Panasonic TC-P60VT60 60-Inch 1080p 600Hz 3D Smart Plasma HDTV; Sony STR-DG1200 7.1 Channel Receiver; Panasonic DMP-BD60K Blu-Ray Player using HDMI outputs; Michael Green Revolution Cinema 6i Speakers (all five); Kenwood 1050SW 150-watt Subwoofer.


Florence Foster Jenkins [Blu-Ray] (2016)

Reviewed by Colin Jacobson (November 29, 2016)

In the same vein as 1994’s Ed Wood, 2016’s Florence Foster Jenkins presents a story about a real-life creative artist known mainly for a lack of talent. Set in the 1940s, New York City heiress/socialite Florence Foster Jenkins (Meryl Streep) supports the fine arts and feels that a war-torn world needs music more than ever.

Florence also believes that she boasts the singing talent to bring opera to the masses. Florence works her way to Carnegie Hall despite her obvious absence of singing ability. Aided – and protected – by her manager/husband St. Clair Bayfield (Hugh Grant), we follow Florence’s journey to the big time.

Now close to her 70th birthday, it seems more surprising when Streep doesn’t get an Oscar nod than when she does. Nominated a remarkable 19 times, Streep received Academy love every year between 2007 and 2015 except for 2008, 2011 and 2013.

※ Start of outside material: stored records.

#pragma unroll
    for (int a = 0; a < NACC; ++a)
#pragma unroll
        for (int n = 0; n < TPW; ++n)
#pragma unroll
            for (int r = 0; r < 16; ++r) accs[a][n][r] = 0.f;
    if (nchunks > 0) {
        store_all(S0{}, 0);
        if (nchunks > 1) { stage_begin(); load_all(S1{}); }
        if constexpr (PRE > 0) stage_begin();
        __syncthreads();
        F32_STAMP(1);
        int it = 0;
        for (; it + 3 < nchunks; it += 2) {
            chunk(std::true_type{}, std::true_type{}, S0{}, S0{}, 0); sync();
            chunk(std::true_type{}, std::true_type{}, S1{}, S1{}, 1); sync();
        }
        const int rest = nchunks - it;
        if (rest == 3) {
            chunk(std::true_type{}, std::true_type{}, S0{}, S0{}, 0); sync();
            chunk(std::false_type{}, std::true_type{}, S1{}, S1{}, 1); sync();
            chunk(std::false_type{}, std::false_type{}, S0{}, S0{}, 0);
        } else if (rest == 2) {
            chunk(std::false_type{}, std::true_type{}, S0{}, S0{}, 0); sync();
            chunk(std::false_type{}, std::false_type{}, S0{}, S1{}, 1);
        } else {
            chunk(std::false_type{}, std::false_type{}, S0{}, S0{}, 0);
        }
    }
    F32_STAMP(2);
    if constexpr (NACC > 1) {
#pragma unroll
        for (int t = 0; t < TPW; ++t)
#pragma unroll
            for (int r = 0; r < 16; ++r) {
                if constexpr (NACC == 2) accs[0][t][r] = accs[0][t][r] + accs[1][t][r];
                else accs[0][t][r] = (accs[0][t][r] + accs[1][t][r]) + (accs[2][t][r] + accs[3][t][r]);
            }
    }

    if constexpr (KG > 1) {
        __syncthreads();
        float* xch = lds_all;
        if (gid == 1) {
#pragma unroll
            for (int t = 0; t < TPW; ++t)
#pragma unroll
                for (int r = 0; r < 16; ++r) xch[(t * 16 + r) * 256 + tid] = accs[0][t][r];
        }
        __syncthreads();
        if (gid == 1) {
            if (LSTM && d.ln_part) { __syncthreads(); __syncthreads(); __syncthreads(); }
            return;
        }
#pragma unroll
        for (int t = 0; t < TPW; ++t)
#pragma unroll
            for (int r = 0; r < 16; ++r) accs[0][t][r] += xch[(t * 16 + r) * 256 + tid];
    }

    auto tile_stats = [&](const float* v, auto ownmask, auto NV, int b, int slot) {
        constexpr int nv = decltype(NV)::value;
        float s1 = 0.f, c1 = 0.f;
#pragma unroll
        for (int i = 0; i < nv; ++i)
            if ((ownmask >> i) & 1) { s1 += v[i]; c1 += 1.f; }
        s1 = wave_sum(s1); c1 = wave_sum(c1);
        __syncthreads();
        if (lane == 0) { lds[wave] = s1; lds[4 + wave] = c1; }
        __syncthreads();
        const float cnt = (lds[4] + lds[5]) + (lds[6] + lds[7]);
        const float mean = ((lds[0] + lds[1]) + (lds[2] + lds[3])) / cnt;
        float q = 0.f;
#pragma unroll
        for (int i = 0; i < nv; ++i)
            if ((ownmask >> i) & 1) { const float dd = v[i] - mean; q = fmaf(dd, dd, q); }
        q = wave_sum(q);
        if (lane == 0) lds[8 + wave] = q;
        __syncthreads();
        if (tid == 0) {
            float* p = d.ln_part + ((size_t)b * d.ln_nparts + slot) * 4;
            p[0] = cnt; p[1] = mean; p[2] = (lds[8] + lds[9]) + (lds[10] + lds[11]); p[3] = 0.f;
        }
    };
    if constexpr (LSTM) {
        const int C = d.C;
        const int ch = nblk * CB + wn * CPW + (l31 % CPW);
        const int grp = l31 / CPW;
        const int M = d.M;
        const __amdgpu_buffer_rsrc_t rsc = __builtin_amdgcn_make_buffer_rsrc(d.cstate_out, 0, M * C * 4, 0x00020000);
        const __amdgpu_buffer_rsrc_t rsh = __builtin_amdgcn_make_buffer_rsrc(d.hout, 0, M * C * 4, 0x00020000);
        const __amdgpu_buffer_rsrc_t rsg = __builtin_amdgcn_make_buffer_rsrc(d.gates_out ? d.gates_out : d.hout, 0, d.gates_out ? M * C * 16 : 0, 0x00020000);
        const int mlane = m0 + wm * 32 + 4 * half + (GPT > 1 ? grp : 0);
        const int vo = (mlane * C + ch) * 4, vog = (mlane * 4 * C + ch) * 4;
        float sv[OWNR];
        unsigned own = 0;
#pragma unroll
        for (int k = 0; k < OWNR; ++k) {
            float g4[4];
#pragma unroll
            for (int t = 0; t < 4 / GPT; ++t) {
                float rows[GPT], got[GPT];
#pragma unroll
                for (int g = 0; g < GPT; ++g) rows[g] = acc[t][k * GPT + g];
                gate_exchange<GPT, CPW>(rows, grp, got);
#pragma unroll
                for (int g = 0; g < GPT; ++g) g4[t * GPT + g] = got[g];
            }
            const int srow = GPT == 1 ? (k & 3) + 8 * (k >> 2) : GPT == 2 ? 2 * (k & 1) + 8 * (k >> 1) : 8 * k;
            const int so = srow * C * 4;
            const LstmCell cell = lstm_cell<GateActF32>(g4, bj, bi, bf, bo, cpre[k]);
            __builtin_amdgcn_raw_buffer_store_b32(__builtin_bit_cast(unsigned, cell.c), rsc, vo, so, 0);
            __builtin_amdgcn_raw_buffer_store_b32(__builtin_bit_cast(unsigned, cell.h), rsh, vo, so, 0);
            const bool in = mlane + srow < M;
            sv[k] = in ? cell.h : 0.f;
            own |= in ? 1u << k : 0u;
            if (d.gates_out) {
                const int sog = so * 4;
                __builtin_amdgcn_raw_buffer_store_b32(__builtin_bit_cast(unsigned, cell.aj), rsg, vog, sog, 0);
                __builtin_amdgcn_raw_buffer_store_b32(__builtin_bit_cast(unsigned, cell.ai), rsg, vog, sog + C * 4, 0);
                __builtin_amdgcn_raw_buffer_store_b32(__builtin_bit_cast(unsigned, cell.af), rsg, vog, sog + C * 8, 0);
                __builtin_amdgcn_raw_buffer_store_b32(__builtin_bit_cast(unsigned, cell.ao), rsg, vog, sog + C * 12, 0);
            }
        }
        if (d.ln_part) {
            const int b = pivp_fdiv(m0, d.fd_hw_mul, d.fd_hw_sh);
            tile_stats(sv, own, std::integral_constant<int, OWNR>{}, b, ((m0 - b * HWg) / BM) * n_nblk + nblk);
        }
    } else if (!deconv && d.out_step == 1 && d.Hout == d.Hg && d.Wout == d.Wg && !d.bias && !d.relu && !d.accum && !d.ln_part &&
               (long long)d.M * d.ldo * 4 < (1LL << 31)) {
        const __amdgpu_buffer_rsrc_t rso = __builtin_amdgcn_make_buffer_rsrc(d.out, 0, d.M * d.ldo * 4, 0x00020000);
        const int vo = ((m0 + wm * 32 + 4 * half) * d.ldo + nblk * BN + wn * TPW * 32 + l31) * 4;
        const int row4 = __builtin_amdgcn_readfirstlane(d.ldo * 4);
        if (ksplit > 1) {
            if (nchunks > 0) {
#pragma unroll
                for (int r = 0; r < 16; ++r)
#pragma unroll
                    for (int t = 0; t < TPW; ++t)
                        __builtin_amdgcn_raw_ptr_buffer_atomic_fadd_f32(acc[t][r], rso, vo + t * 128, ((r & 3) + 8 * (r >> 2)) * row4, 0);
            }
        } else {
#pragma unroll
            for (int r = 0; r < 16; ++r)
#pragma unroll
                for (int t = 0; t < TPW; ++t) {
                    const float v = acc[t][r];
                    __builtin_amdgcn_raw_buffer_store_b32(__builtin_bit_cast(unsigned, v), rso, vo + t * 128, ((r & 3) + 8 * (r >> 2)) * row4, 0);
                }
        }
    } else {
        const int oy0 = deconv ? py : 0, ox0 = deconv ? px : 0;
        float sv[16 * TPW];
        unsigned long long own = 0;
#pragma unroll
        for (int r = 0; r < 16; ++r) {
            const int m = m0 + wm * 32 + (r & 3) + 8 * (r >> 2) + 4 * half;
            if (m < d.M) {
                const int b = pivp_fdiv(m, d.fd_hw_mul, d.fd_hw_sh);
                const int rem = m - b * HWg;
                const int ay = pivp_fdiv(rem, d.fd_w_mul, d.fd_w_sh);
                const int ax = rem - ay * d.Wg;
                const int opix = (ay * d.out_step + oy0) * d.Wout + ax * d.out_step + ox0;
                const size_t o = ((size_t)b * d.Hout * d.Wout + opix) * d.ldo;
#pragma unroll
                for (int t = 0; t < TPW; ++t) {
                    const int col = nblk * BN + (wn * TPW + t) * 32 + l31;
                    if (ksplit > 1) {
                        if (nchunks > 0) atomicAdd(d.out + o + col, acc[t][r]);
                    } else {
                        float v = acc[t][r] + (d.bias ? d.bias[col] : 0.f);
                        if (d.relu) v = fmaxf(v, 0.f);
                        if (d.accum) v += d.out[o + col];
                        d.out[o + col] = v;
                        sv[t * 16 + r] = v; own |= 1ull << (t * 16 + r);
                    }
                }
            }
        }
        if (d.ln_part) {
            const int b = pivp_fdiv(m0, d.fd_hw_mul, d.fd_hw_sh);
            tile_stats(sv, own, std::integral_constant<int, 16 * TPW>{}, b,
                       (((m0 - b * HWg) / BM) * n_nblk + nblk) * (int)gridDim.y + phase);
        }
    }
#ifdef PIVP_F32_STAMPS
    asm volatile("s_waitcnt vmcnt(0)" ::: "memory");
    F32_STAMP(3);
#endif
}
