## Fold column-major tile transposes into FFT passes, drop extra LDS round trips

The tiled 1024-point FFT kernels used to write loaded columns to a padded LDS tile, sync, and read them back before the transform. Pass B did the same again before storing. A new transform_cm now keeps the column-major data in registers and reads and writes a swizzled LDS layout inside the first and last passes, which removes two LDS transposes and their barriers per tile. The half-thread variant shares the same path with prefetch-friendly address math and is no longer the default, so k_fft_tile now runs by default. The changes add complex swizzle indexing and the risk of bank conflicts or extra register pressure, and they disable FP contraction on the window multiply.

```diff
diff --git a/gr-clenabled_amd/csrc/fft.hip b/gr-clenabled_amd/csrc/fft.hip
--- a/gr-clenabled_amd/csrc/fft.hip
+++ b/gr-clenabled_amd/csrc/fft.hip
@@ -672,11 +672,12 @@
     using G = GeoTile<NR>;
     constexpr bool REV = !PASS_B;
     using PL = Plan<NR, REV>;
-    constexpr int TH = NR, CS = NR + 1;
+    constexpr int TH = NR;
     extern __shared__ __attribute__((aligned(16))) c32 tile_lds[];
     const int tid0 = threadIdx.x;
-    TwRegs<NR> tw;
-    load_twiddles<NR, REV, G>(tw, tid0, twR);
+    TwRegs<NR> tw[1];
+    load_twiddles<NR, REV, G>(tw[0], tid0, twR);
+    if constexpr (PASS_B) load_twiddles_cm_last<NR, REV>(tw[0], tid0, twR);
     const int tiles = ld / 16;
     const size_t frame_elems = (size_t)NR * ld;
     constexpr bool WREG = !PASS_B && WR;
@@ -697,6 +698,9 @@
                 c0_window = c0;
             }
         }
+        c32 vv[1][16];
+        c32(&v)[16] = vv[0];
+        constexpr int R0 = PL::radix(0);
 #pragma unroll
         for (int i = 0; i < 16; i++) {
             const int e = tid + TH * i, col = e & 15, row = e >> 4;
@@ -708,22 +712,13 @@
                 x = mk(t.x, t.y);
             }
             if constexpr (!PASS_B) {
+#pragma clang fp contract(off)
                 const float w = WREG ? wreg[i] : window[idx];
                 x = mk(x.x * w, x.y * w);
             }
-            tile_lds[col * CS + row] = x;
-        }
-        __syncthreads();
-        c32 v[16];
-        constexpr int R0 = PL::radix(0), B0 = NR / R0;
-#pragma unroll
-        for (int q = 0; q < 16 / R0; q++) {
-            const int g = tid + TH * q, fr = g / B0, j = g % B0;
-#pragma unroll
-            for (int r = 0; r < R0; r++) v[q * R0 + r] = tile_lds[fr * CS + j + r * B0];
-        }
-        __syncthreads();
-        transform_regs<NR, SIGN, REV, G>(v, tw, tile_lds, tid);
+            v[(i % (16 / R0)) * R0 + i / (16 / R0)] = x;
+        }
+        transform_cm<NR, SIGN, REV, PASS_B, G>(vv, tw, tile_lds, tid);
         constexpr int NP = PL::NP, RL = PL::radix(NP - 1), BL = NR / RL;
         if constexpr (!PASS_B) {
             static_assert(RL == 16, "reversed plan: the last pass is radix 16");
@@ -752,18 +747,10 @@
             }
             __syncthreads();
         } else {
-            __syncthreads();
-#pragma unroll
-            for (int q = 0; q < 16 / RL; q++) {
-                const int g = tid + TH * q, fr = g / BL, j = g % BL;
-#pragma unroll
-                for (int t = 0; t < RL; t++) tile_lds[fr * CS + j + orev<RL>(t) * BL] = v[q * RL + t];
-            }
-            __syncthreads();
 #pragma unroll
             for (int i = 0; i < 16; i++) {
                 const int e = tid + TH * i, col = e & 15, row = e >> 4;
-                const c32 z = tile_lds[col * CS + row];
+                const c32 z = v[(i % (16 / RL)) * RL + irev<RL>(i / (16 / RL))];
                 f2v zz;
                 zz.x = z.x;
                 zz.y = z.y;
@@ -774,35 +761,31 @@
     }
 }
 
-template <int NR> struct GeoTileH {
-    static constexpr int TH = NR / 2, PTS = 8 * NR, F = 8, WPE = 1;
-};
-
 template <int NR, int SIGN, bool PASS_B, bool REAL>
 __global__ __launch_bounds__(NR / 2) void k_fft_tile_h(const void *__restrict__ in, c32 *__restrict__ out, const float *__restrict__ window,
                                                        const c32 *__restrict__ twN, const c32 *__restrict__ twR, int ld, int nmask,
                                                        long long nitems, int row_xor)
 {
-    using G = GeoTileH<NR>;
+    using G = GeoTile<NR>;
     constexpr bool REV = !PASS_B;
     using PL = Plan<NR, REV>;
-    constexpr int TH = NR / 2, CS = NR + 1;
+    constexpr int TH = NR / 2;
     extern __shared__ __attribute__((aligned(16))) c32 tile_lds[];
     const int tid0 = threadIdx.x;
-    TwRegs<NR> tw;
-    load_twiddles<NR, REV, G>(tw, tid0, twR);
+    TwRegs<NR> tw[2];
+    load_twiddles<NR, REV, G>(tw[0], tid0, twR);
     const int tiles = ld / 16;
     const size_t frame_elems = (size_t)NR * ld;
     auto fetch = [&](long long item, c32 (&pf)[32], int tid) {
         const long long frame = item / tiles;
         const int c0 = (int)(item - frame * tiles) * 16;
+        const unsigned lane = (unsigned)(tid >> 4) * (unsigned)ld + (unsigned)(tid & 15);
 #pragma unroll
         for (int i = 0; i < 32; i++) {
-            const int e = tid + TH * i, col = e & 15, row = e >> 4;
-            const size_t idx = (size_t)(PASS_B ? row : (row ^ row_xor)) * ld + c0 + col;
-            if constexpr (REAL) pf[i] = mk(((const float *)in)[(size_t)frame * frame_elems + idx], 0.f);
+            const size_t u = (size_t)frame * frame_elems + (size_t)(PASS_B ? (TH / 16) * i : ((TH / 16) * i) ^ row_xor) * ld + c0;
+            if constexpr (REAL) pf[i] = mk(((const float *)in + u)[lane], 0.f);
             else {
-                const f2v t = __builtin_nontemporal_load((const f2v *)in + (size_t)frame * frame_elems + idx);
+                const f2v t = __builtin_nontemporal_load((const f2v *)in + u + lane);
                 pf[i] = mk(t.x, t.y);
             }
         }
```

Will Jenkins add to that string and get Streep her 20th nomination? Probably, and I wouldn’t call this undeserved, but I do think Florence represents semi-“lesser” Streep.

That’s less the fault of Streep and more due to the requirements of the script – or lack thereof. Despite the film’s title, Florence doesn’t really serve as the movie’s focal point. While she acts as the person who motivates everything that occurs, she borders on supporting character.

Instead, St. Clair takes the lead most of the time, and I agree with that decision. Given his role as Florence’s protector and best friend, he shows the more obvious range of emotions. St. Clair realizes Florence can’t sing, but he never betrays that, and he ensures that his wife remains defended from as many slings and arrows that aim her way.

This allows St. Clair to give us the more involving personality, and Grant brings him to life well. He forgoes most of his usually fluttering, stammering tendencies to make St. Clair a rock-solid admirer and protector of his wife. Grant allows the part some comedy but delivers the dramatic goods as well.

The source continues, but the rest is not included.